• Problem statement:
Find all the lines in the material below with the word "kMaxRings", and copy them.

*** The data Section Begins ***

# bobocode/lmono

Measured on AMD Instinct MI355X. Metric: KITTI HDL-64 scans/sec (scanRegistration + laserOdometry), higher is better.
Workload: dtype f32 features / f64 solve

## Files before the change

lmono_amd/csrc/batch.hpp:

```cpp
#pragma once
#include "common.hpp"

namespace lmono {

constexpr int kCornerTable = 16384;
constexpr int kSurfTable = 131072;
constexpr unsigned long long kEmptyKey = ~0ull;

struct __attribute__((aligned(16))) GridCell {
    unsigned long long key;
    int start;
    int cnt;
};

struct BatchView {
    const float4 *in;
    const int64_t *off;
    int n_scans;
    int scan0;
    int n_lines;
    int n_limit;
    int has_grid;
    float min_range;
    float4 *cloud;
    float *curv;
    int8_t *label;
    uint8_t *gap;
    int8_t *ring_tmp;
    int *seg_hist;
    int *scan_ends;
    int *scan_half;
    float *scan_ori;
    int *ring_begin;
    int *n_cloud;
    int *status;
    int *sel_sharp;
    int *sel_sharp_n;
    int *sel_flat;
    int *sel_flat_n;
    float4 *lf_tmp;
    int *lf_n;
    int *sel_todo;
    int *li_todo;
    int *vox_todo;
    float4 *sharp;
    float4 *less_sharp;
    float4 *flat;
    float4 *less_flat;
    int *feat_n;
    int *line_first_ge;
    int *line_last_le;
    GridCell *cg_cell;
    GridCell *sg_cell;
    float4 *cg_pts;
    float4 *sg_pts;
    float4 *lbc_pts;
    float4 *lbs_pts;
    int *lb_start;
    float4 *lb_elev;
    int *grid_mask;
};

}
```

lmono_amd/csrc/frontend.hip:

```cpp
#include "batch.hpp"

namespace lmono {

__device__ __forceinline__ int ring_of(float angle, int n_lines, bool &discard)
{
    int id = 0;
    discard = false;
    if (n_lines == 16) {
        id = (int)((double)((angle + 15.0f) / 2.0f) + 0.5);
        if (id > n_lines - 1 || id < 0) discard = true;
    } else if (n_lines == 32) {
        id = (int)(((double)angle + 92.0 / 3.0) * 3.0 / 4.0);
        if (id > n_lines - 1 || id < 0) discard = true;
    } else {
        if ((double)angle >= -8.83)
            id = (int)((double)(2.0f - angle) * 3.0 + 0.5);
        else
            id = n_lines / 2 + (int)((-8.83 - (double)angle) * 2.0 + 0.5);
        if ((double)angle > 2.0 || (double)angle < -24.33 || id > 50 || id < 0) discard = true;
    }
    return id;
}

__device__ __forceinline__ bool point_valid(const float4 &p, float mr2)
// ... 873 lines not shown
        for (int w = 0; w < wave; w++) base += scr[48 + w];
        n_out = scr[48] + scr[49] + scr[50] + scr[51];
        int o = base;
        for (int t = t_lo; t < t_hi; t++) {
            const unsigned int c = (unsigned int)(keys[t] >> 32);
            if (t == 0 || c != (unsigned int)(keys[t - 1] >> 32)) {
                float sx = 0.f, sy = 0.f, sz = 0.f, si = 0.f;
                int cnt = 0;
                for (int u = t; u < nseg && (unsigned int)(keys[u] >> 32) == c; u++) {
                    const int i0 = (int)(keys[u] & 0xffffffffull);
                    int rl = 1;
                    while (i0 + rl < len && ((contw[(i0 + rl) >> 6] >> ((i0 + rl) & 63)) & 1ull)) rl++;
                    for (int b4 = 0; b4 < rl; b4 += 4) {
                        float4 q4[4];
#pragma unroll
                        for (int k = 0; k < 4; k++) q4[k] = b4 + k < rl ? cl[i0 + b4 + k] : make_float4(0.f, 0.f, 0.f, 0.f);
#pragma unroll
                        for (int k = 0; k < 4; k++) if (b4 + k < rl) { sx += q4[k].x; sy += q4[k].y; sz += q4[k].z; si += q4[k].w; }
                    }
                    cnt += rl;
                }
                const float fc = (float)cnt;
                outp[o++] = make_float4(sx / fc, sy / fc, sz / fc, si / fc);
            }
        }
    }
    VT(6)
#ifdef LMONO_VOX_PROF
    if (blockIdx.x == 20 && blockIdx.y == 3 && tid == 0) printf("VOX len %d nseg %d nout %d | load %lld bbox+cell %lld heads %lld sort %lld runs %lld accum %lld\n", len, nseg, n_out, vt[1]-vt[0], vt[2]-vt[1], vt[3]-vt[2], vt[4]-vt[3], vt[5]-vt[4], vt[6]-vt[5]);
#endif
    if (tid == 0) b.lf_n[s * 64 + r] = n_out;
}

#ifndef LMONO_COMPACT_T
#define LMONO_COMPACT_T 256
#endif
constexpr int kCompT = LMONO_COMPACT_T;
static_assert(kCompT >= 256 && kCompT % 64 == 0, "the four prefixes take one wave each");

template <int kT>
__device__ __forceinline__ void compact_scan(const BatchView &b, int s, int &n_ls_out, int &n_lf_out)
{
    const int tid = threadIdx.x;
    const int64_t off = b.off[s];
    constexpr int NE = kMaxRings * kSectors;
    __shared__ int pre_sh[NE + 1], pre_ls[NE + 1], pre_fl[NE + 1], pre_lf[kMaxRings + 1];
    const int *nsh = b.sel_sharp_n + s * NE;
    const int *nfl = b.sel_flat_n + s * NE;
    {
        const int lane = tid & 63, wave = tid >> 6;
        constexpr int kPer = NE / 64;
        int c[kPer], sum = 0;
        if (wave < 4) {
        const int *srcp = wave <= 1 ? nsh : (wave == 2 ? nfl : b.lf_n + s * 64);
#pragma unroll
        for (int q = 0; q < kPer; q++) {
            const int e = lane * kPer + q;
            const bool on = wave < 3 || e < kMaxRings;
            c[q] = srcp[on ? e : 0];
            if (!on) c[q] = 0;
        }
#pragma unroll
        for (int q = 0; q < kPer; q++) {
            if (wave == 0) c[q] = min(c[q], 2);
            sum += c[q];
        }
        const int incl = wave_scan_incl(sum);
        int run = incl - sum;
        int *dst = wave == 0 ? pre_sh : (wave == 1 ? pre_ls : (wave == 2 ? pre_fl : pre_lf));
        const int n_e = wave == 3 ? kMaxRings : NE;
#pragma unroll
        for (int q = 0; q < kPer; q++) {
// ... 74 lines not shown
        for (int q = 0; q < 4; q++) {
            const int j = j0 + kT * q;
            if (j < n_lf) {
                lf[j] = v4[q];
                int v = (int)v4[q].w;
                v = v < 0 ? 0 : (v > 65 ? 65 : v);
                atomicMin(&s_first[1][v], j);
                atomicMax(&s_last[1][v], j);
            }
        }
    }
    if (tid == 0) {
        b.feat_n[s * 4 + 0] = pre_sh[NE]; b.feat_n[s * 4 + 1] = pre_ls[NE];
        b.feat_n[s * 4 + 2] = pre_fl[NE]; b.feat_n[s * 4 + 3] = n_lf;
    }
    __syncthreads();
    for (int x = tid; x < 2 * 66 * 66; x += kT) {
        const int cld = x / (66 * 66), y = x % (66 * 66), a = y / 66, bb = y % 66;
        if (a >= bb + 3 && s_first[cld][a] < s_last[cld][bb]) s_flag[cld] = 1;
    }
    __syncthreads();
    if (tid == 0 || tid == 64) {
        const int cld = tid >> 6;
        const int n = cld ? n_lf : pre_ls[NE];
        int *first_ge = b.line_first_ge + (size_t)(s * 2 + cld) * 66, *last_le = b.line_last_le + (size_t)(s * 2 + cld) * 66;
        int m = n;
        for (int t = 65; t >= 0; t--) { m = min(m, s_first[cld][t] == INT_MAX ? n : s_first[cld][t]); first_ge[t] = m; }
        int M = -1;
        for (int t = 0; t <= 65; t++) { M = max(M, s_last[cld][t]); last_le[t] = M; }
        if (s_flag[cld]) atomicOr(b.status + s, kStatusIrregularLines);
    }
    n_ls_out = pre_ls[NE]; n_lf_out = n_lf;
}

__global__ __launch_bounds__(kCompT) void k_compact(BatchView b)
{
    int n_ls, n_lf;
    compact_scan<kCompT>(b, b.scan0 + blockIdx.x, n_ls, n_lf);
}

}
```

lmono_amd/csrc/lmono_hip.hip:

```cpp
#include "frontend.hip"
#include "odometry.hip"
#include "corr_flat.hip"
#include "mapping.hip"
#include "ba.hip"
#include "ba_solve.hip"
#include "feat.hip"
#include "marg.hip"

#include <string>
#include <vector>
#include <thread>
#include <mutex>
#include <condition_variable>
#include <atomic>
#include <functional>
#include <memory>
#include <chrono>
#include <algorithm>
#include <cstdio>
#include <cstring>

constexpr int kListGrid = 256;

using namespace lmono;
// ... 95 lines not shown
#ifdef LMONO_DIAG_SEARCH
extern "C" const char *lmono_version(void) { return "lmono-hip 0.4 (gfx950, diagnostic build: + hash-grid search)"; }
#else
extern "C" const char *lmono_version(void) { return "lmono-hip 0.4 (gfx950)"; }
#endif

extern "C" lmono_ctx *lmono_create(int device)
{
    int n = 0;
    if (hipGetDeviceCount(&n) != hipSuccess || n <= 0 || device < 0 || device >= n) return nullptr;
    if (hipSetDevice(device) != hipSuccess) return nullptr;
    lmono_ctx *c = new lmono_ctx();
    c->device = device;
    if (const char *e = getenv("LMONO_ODOM_STREAM_PRIORITY")) c->odom_prio = atoi(e) != 0;
    if (const char *e = getenv("GPU_MAX_HW_QUEUES")) c->many_queues = atoi(e) >= 8;
    {
        hipDeviceProp_t prop;
        if (hipGetDeviceProperties(&prop, device) != hipSuccess) { delete c; return nullptr; }
        c->n_cu = prop.multiProcessorCount;
        int per_cu = 0;
        if (hipOccupancyMaxActiveBlocksPerMultiprocessor(&per_cu, (const void *)k_ba_solve<true, false>, kBaT, 0) != hipSuccess || per_cu < 1) per_cu = 1;
        c->cluster_budget = std::max(8, c->n_cu * per_cu / 2);
        c->map_budget = std::max(8, c->n_cu / 2);
        if (const char *e = getenv("LMONO_CLUSTER_BUDGET")) { const int v = atoi(e); if (v >= 1) c->cluster_budget = c->map_budget = v; }
    }
    if (hipMalloc((void **)&c->stats_d, 320) != hipSuccess || hipMemset(c->stats_d, 0, 320) != hipSuccess) { delete c; return nullptr; }
    if (hipFuncSetAttribute((const void *)k_select, hipFuncAttributeMaxDynamicSharedMemorySize, 4 * sel_slice_bytes(kRingCap) + 4 * kSelScratch) != hipSuccess) { delete c; return nullptr; }
    if (hipFuncSetAttribute((const void *)k_voxel<kVoxSmallSlots, kVoxSmallBits, true>, hipFuncAttributeMaxDynamicSharedMemorySize, kVoxLdsSmall) != hipSuccess) { delete c; return nullptr; }
    if (hipFuncSetAttribute((const void *)k_voxel<kVoxBigSlots, kVoxBigBits, false>, hipFuncAttributeMaxDynamicSharedMemorySize, kVoxLdsBig) != hipSuccess) { delete c; return nullptr; }
    if (hipFuncSetAttribute((const void *)k_lm_solve, hipFuncAttributeMaxDynamicSharedMemorySize, kLmRecLds) != hipSuccess) { delete c; return nullptr; }
#ifdef LMONO_DIAG_SEARCH
    if (hipFuncSetAttribute((const void *)k_grid_build, hipFuncAttributeMaxDynamicSharedMemorySize, kGridLds) != hipSuccess) { delete c; return nullptr; }
#endif
    if (hipFuncSetAttribute((const void *)k_line_index<true>, hipFuncAttributeMaxDynamicSharedMemorySize, kLiLdsHalf) != hipSuccess) { delete c; return nullptr; }
    if (hipFuncSetAttribute((const void *)k_compact_index, hipFuncAttributeMaxDynamicSharedMemorySize, kLiLdsHalf) != hipSuccess) { delete c; return nullptr; }
    if (hipFuncSetAttribute((const void *)k_line_index<false>, hipFuncAttributeMaxDynamicSharedMemorySize, kLiLdsFull) != hipSuccess) { delete c; return nullptr; }
    if (hipFuncSetAttribute((const void *)k_marginalize, hipFuncAttributeMaxDynamicSharedMemorySize, (int)sizeof(MargLds)) != hipSuccess) { delete c; return nullptr; }
    if (hipFuncSetAttribute((const void *)k_marg_second_new, hipFuncAttributeMaxDynamicSharedMemorySize, (int)sizeof(Marg2Lds)) != hipSuccess) { delete c; return nullptr; }
#ifdef LMONO_TILE_PROF
    {
        int nb = 0;
        (void)hipOccupancyMaxActiveBlocksPerMultiprocessor(&nb, (const void *)k_corr_flat, kCfT, 0);
        std::fprintf(stderr, "[lmono diag] k_corr_flat: %d workgroups of %d threads per CU by the occupancy query, static LDS %zu B\n", nb, kCfT, sizeof(CfLds));
    }
#endif
    return c;
}
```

*** The data Section Ends ***

• Response:
    constexpr int NE = kMaxRings * kSectors;
    __shared__ int pre_sh[NE + 1], pre_ls[NE + 1], pre_fl[NE + 1], pre_lf[kMaxRings + 1];
            const bool on = wave < 3 || e < kMaxRings;
        const int n_e = wave == 3 ? kMaxRings : NE;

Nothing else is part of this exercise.